Challenges and Responses: How Packaging Converters and Brands Must Evolve Together

This transition is not without friction. Packaging suppliers and brand teams will face three principal challenges — print & process, data integration, and design fusion — and each requires coordinated mitigation.

1. Printing and process challenges

2D codes demand high print fidelity. Distortion, low contrast, and surface curvature (on bags, pouches, and cylinders) undermine scannability. High-gloss films, metallized panels, and dark backgrounds amplify the risk.

Response: Early material compatibility testing. Work with converters to qualify substrates, ink, and print positions. Introduce inline verification (camera-based quality checks) and standardized print verification protocols to ensure first-pass readability on high-speed lines.

2. Data and systems integration

Encoding dynamic production data (batch, time-stamp, line ID) into each code and maintaining a trusted link between physical pack and enterprise datasets (ERP, MES, WMS) is an IT project as much as a packaging one.

Response: Map the end-to-end data flow before printing. Implement robust middleware or APIs to bind production metadata to each unique code, and maintain audit trails. Pilot small product lines to stress-test the data pipeline and align formats with retail partners’ ingestion requirements.

3. Design integration

Brand teams worry that codes will disrupt visual design or reduce shelf impact.

Response: Involve packaging design early. Explore creative placement, framed clearzones, or brand-anchored micro-content that appears when the code is scanned. Standardize a set of layout templates that balance scanner-readability with brand aesthetics.

Sunrise 2027 Is the Gateway to Smart Packaging

Beyond traceability and compliance, the 2D code is an access point to intelligent packaging use cases:

  • Interactive consumer experiences: reward programs, recipe suggestions, provenance storytelling, and anti-counterfeiting checks.
  • Data-driven marketing: anonymized scan analytics can reveal purchase geography and consumption patterns for sharper demand planning.
  • IoT and cold-chain integration: codes can link to sensor logs (temperature, humidity) recorded during transport to provide verified quality histories.
  • Regulatory and sustainability reporting: packaged data facilitates automated reporting for regulators and retailers.

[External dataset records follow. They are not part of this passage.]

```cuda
template <typename R>
__device__ __forceinline__ R ld_stream(const R* p) {
  uint4 v;
  asm volatile("ld.global.nc.L1::no_allocate.v4.u32 {%0,%1,%2,%3}, [%4];"
               : "=r"(v.x), "=r"(v.y), "=r"(v.z), "=r"(v.w) : "l"(p));
  return *reinterpret_cast<R*>(&v);
}
template <typename R>
__device__ __forceinline__ void st_stream(R* p, const R& r) {
  const uint4 v = *reinterpret_cast<const uint4*>(&r);
  asm volatile("st.global.L1::no_allocate.v4.u32 [%0], {%1,%2,%3,%4};"
               :: "l"(p), "r"(v.x), "r"(v.y), "r"(v.z), "r"(v.w) : "memory");
}

__device__ __forceinline__ float warp_sum(float v) {
#pragma unroll
  for (int o = 16; o > 0; o >>= 1) v += __shfl_xor_sync(0xffffffffu, v, o);
  return v;
}
__device__ __forceinline__ double warp_sum(double v) {
#pragma unroll
  for (int o = 16; o > 0; o >>= 1) v += __shfl_xor_sync(0xffffffffu, v, o);
  return v;
}
__device__ __forceinline__ float warp_min(float v) {
#pragma unroll
  for (int o = 16; o > 0; o >>= 1) v = fminf(v, __shfl_xor_sync(0xffffffffu, v, o));
  return v;
}
__device__ __forceinline__ float warp_max(float v) {
#pragma unroll
  for (int o = 16; o > 0; o >>= 1) v = fmaxf(v, __shfl_xor_sync(0xffffffffu, v, o));
  return v;
}

template <int NQ>
__device__ __forceinline__ void block_sum(float (&v)[NQ], float* smem ) {
  const int lane = threadIdx.x & 31, warp = threadIdx.x >> 5, nwarp = (blockDim.x + 31) >> 5;
#pragma unroll
  for (int q = 0; q < NQ; ++q) v[q] = warp_sum(v[q]);
  __syncthreads();
  if (lane == 0) {
#pragma unroll
    for (int q = 0; q < NQ; ++q) smem[q * 32 + warp] = v[q];
  }
  __syncthreads();
  if (warp == 0) {
#pragma unroll
    for (int q = 0; q < NQ; ++q) {
      float t = lane < nwarp ? smem[q * 32 + lane] : 0.f;
      v[q] = warp_sum(t);
    }
  }
}

__device__ __forceinline__ bool take_last_ticket(unsigned int* counter, unsigned int nblocks) {
  __shared__ bool is_last;
  if (threadIdx.x == 0) {
    __threadfence();
    unsigned int t = atomicAdd(counter, 1u);
    is_last = (t == nblocks - 1);
  }
  __syncthreads();
  if (is_last) __threadfence();
  return is_last;
// ... 154 lines not shown
```

### dlmc_quant_b200/csrc/fq_rows.cuh

```cuda
#pragma once
#include "fq_math.cuh"

namespace dlmcq {
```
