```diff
@@ -442,6 +488,43 @@
 
 constexpr long STEM_WG_BLOCKS = 1024;
 
+static int stem_env(const char* name, int dflt) {
+  const char* e = getenv(name);
+  return e && *e ? atoi(e) : dflt;
+}
+static bool stem_flat() { return stem_env("YMS_STEM_WALK", 1) != 0; }
+static unsigned stem_flat_grid(long tiles, int occ) {
+  const int o = stem_env("YMS_STEM_OCC", 0);
+  if (o > 0) occ = std::min(o, 8);
+  return (unsigned)std::max(1l, std::min(tiles, (long)occ * conv_cu_count()));
+}
+
+template <typename T, int NT, bool STATS>
+static void launch_stem(const yms_conv_shape* s, StemParams& p, long tiles, hipStream_t st) {
+  auto k = conv_stem_kernel<T, NT, STATS>;
+  unsigned blocks;
+  p.flat = stem_flat() ? 1 : 0;
+  if (p.flat) {
+    static int occ = 0;
+    if (occ == 0) {
+      int o = 0;
+      if (hipOccupancyMaxActiveBlocksPerMultiprocessor(&o, k, 256, 0) != hipSuccess || o < 1) o = 1;
+      occ = std::min(o, STEM_FWD_OCC);
+    }
+    blocks = stem_flat_grid(tiles, occ);
+  } else {
+    blocks = stem_strips(s, p, 1024);
+  }
+  hipLaunchKernelGGL(k, dim3(blocks), dim3(256), 0, st, p);
+}
+template <typename T, bool STATS>
+static void launch_stem_nt(const yms_conv_shape* s, StemParams& p, long tiles, hipStream_t st) {
+  const int nt = (s->cout + 31) / 32;
+  if (nt == 1) launch_stem<T, 1, STATS>(s, p, tiles, st);
+  else if (nt == 2) launch_stem<T, 2, STATS>(s, p, tiles, st);
+  else launch_stem<T, 3, STATS>(s, p, tiles, st);
+}
+
 }
 
 using namespace yms;
@@ -464,6 +547,7 @@
   if (y_ld % 8 || y_off % 8 || y_off + s->cout > y_ld) return YMS_ERR_INVALID;
   if (stats && stats_ld < s->cout) return YMS_ERR_INVALID;
   if ((long)s->n * s->cin * s->h * s->w >= (1l << 31)) return YMS_ERR_UNSUPPORTED;
+  if ((long)s->cin * s->h * s->w * 4 >= (1l << 31)) return YMS_ERR_UNSUPPORTED;
   StemParams p{};
   p.x = x; p.w = w; p.y = (char*)y; p.y_ld = y_ld; p.y_off = y_off;
   p.scale = scale; p.shift = shift; p.act = act;
@@ -472,24 +556,14 @@
   const int tiles = stem_tiles(s, p.tiles_x, p.tiles_y);
   p.vec4 = (s->w % 4 == 0 && ((uintptr_t)x & 15) == 0) ? 1 : 0;
   if (stats) p.stats_cnt = stats + (long)tiles * 2 * stats_ld;
-  const unsigned blocks = stem_strips(s, p, 1024);
   hipStream_t st = (hipStream_t)stream;
-  const int nt = (s->cout + 31) / 32;
-#define YMS_STEM(TT)                                                                                         \
-  do {                                                                                                       \
-    if (stats) {                                                                                             \
-      if (nt == 1) hipLaunchKernelGGL((conv_stem_kernel<TT, 1, true>), dim3(blocks), dim3(256), 0, st, p);    \
-      else if (nt == 2) hipLaunchKernelGGL((conv_stem_kernel<TT, 2, true>), dim3(blocks), dim3(256), 0, st, p); \
-      else hipLaunchKernelGGL((conv_stem_kernel<TT, 3, true>), dim3(blocks), dim3(256), 0, st, p);            \
-    } else {                                                                                                 \
-      if (nt == 1) hipLaunchKernelGGL((conv_stem_kernel<TT, 1, false>), dim3(blocks), dim3(256), 0, st, p);   \
-      else if (nt == 2) hipLaunchKernelGGL((conv_stem_kernel<TT, 2, false>), dim3(blocks), dim3(256), 0, st, p); \
-      else hipLaunchKernelGGL((conv_stem_kernel<TT, 3, false>), dim3(blocks), dim3(256), 0, st, p);           \
-    }                                                                                                        \
-  } while (0)
-  if (s->dtype == YMS_BF16) YMS_STEM(bf16);
-  else YMS_STEM(f16);
-#undef YMS_STEM
+  if (s->dtype == YMS_BF16) {
+    if (stats) launch_stem_nt<bf16, true>(s, p, tiles, st);
+    else launch_stem_nt<bf16, false>(s, p, tiles, st);
+  } else {
+    if (stats) launch_stem_nt<f16, true>(s, p, tiles, st);
+    else launch_stem_nt<f16, false>(s, p, tiles, st);
+  }
   return launch_status();
 }
 
```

Viewed strategically, the shift to 2D codes is not a compliance burden — it is the enabling technology for a digital product lifecycle.

Practical Steps to Prepare for the 2027 Deadline

With the clock ticking, here are concrete actions packaging suppliers and brand owners should begin now:

  1. Start diagnostics and planning — audit existing SKUs, determine which products must carry expanded data elements (lot, line, expiry), and map current in-line coding capabilities.
  2. Run pilot projects — pick one or two representative SKUs and execute an end-to-end pilot with your converter and retail partner, including print tests, scan validation, and data handoff.
  3. Engage retailers early — confirm each major retail partner’s technical requirements and timelines so your upgrade plan aligns with their POS readiness.
  4. Turn compliance into differentiation — consider how the 2D code can host value-adding content (sourcing stories, certifications, loyalty) and integrate these into packaging design and marketing plans.

Conclusión

Sunrise 2027 marks the dawn of a new era for packaged goods. For food businesses, the migration from linear barcodes to GS1-compliant 2D codes is far more than a technical update — it is a platform for enhanced food safety, supply-chain resilience, and consumer engagement. Brands that begin planning today — testing materials, upgrading data flows, and piloting use cases — will not only meet the compliance deadline but also unlock new commercial and operational advantages. Embracing this change now is a measured investment in trust, transparency, and future-ready packaging.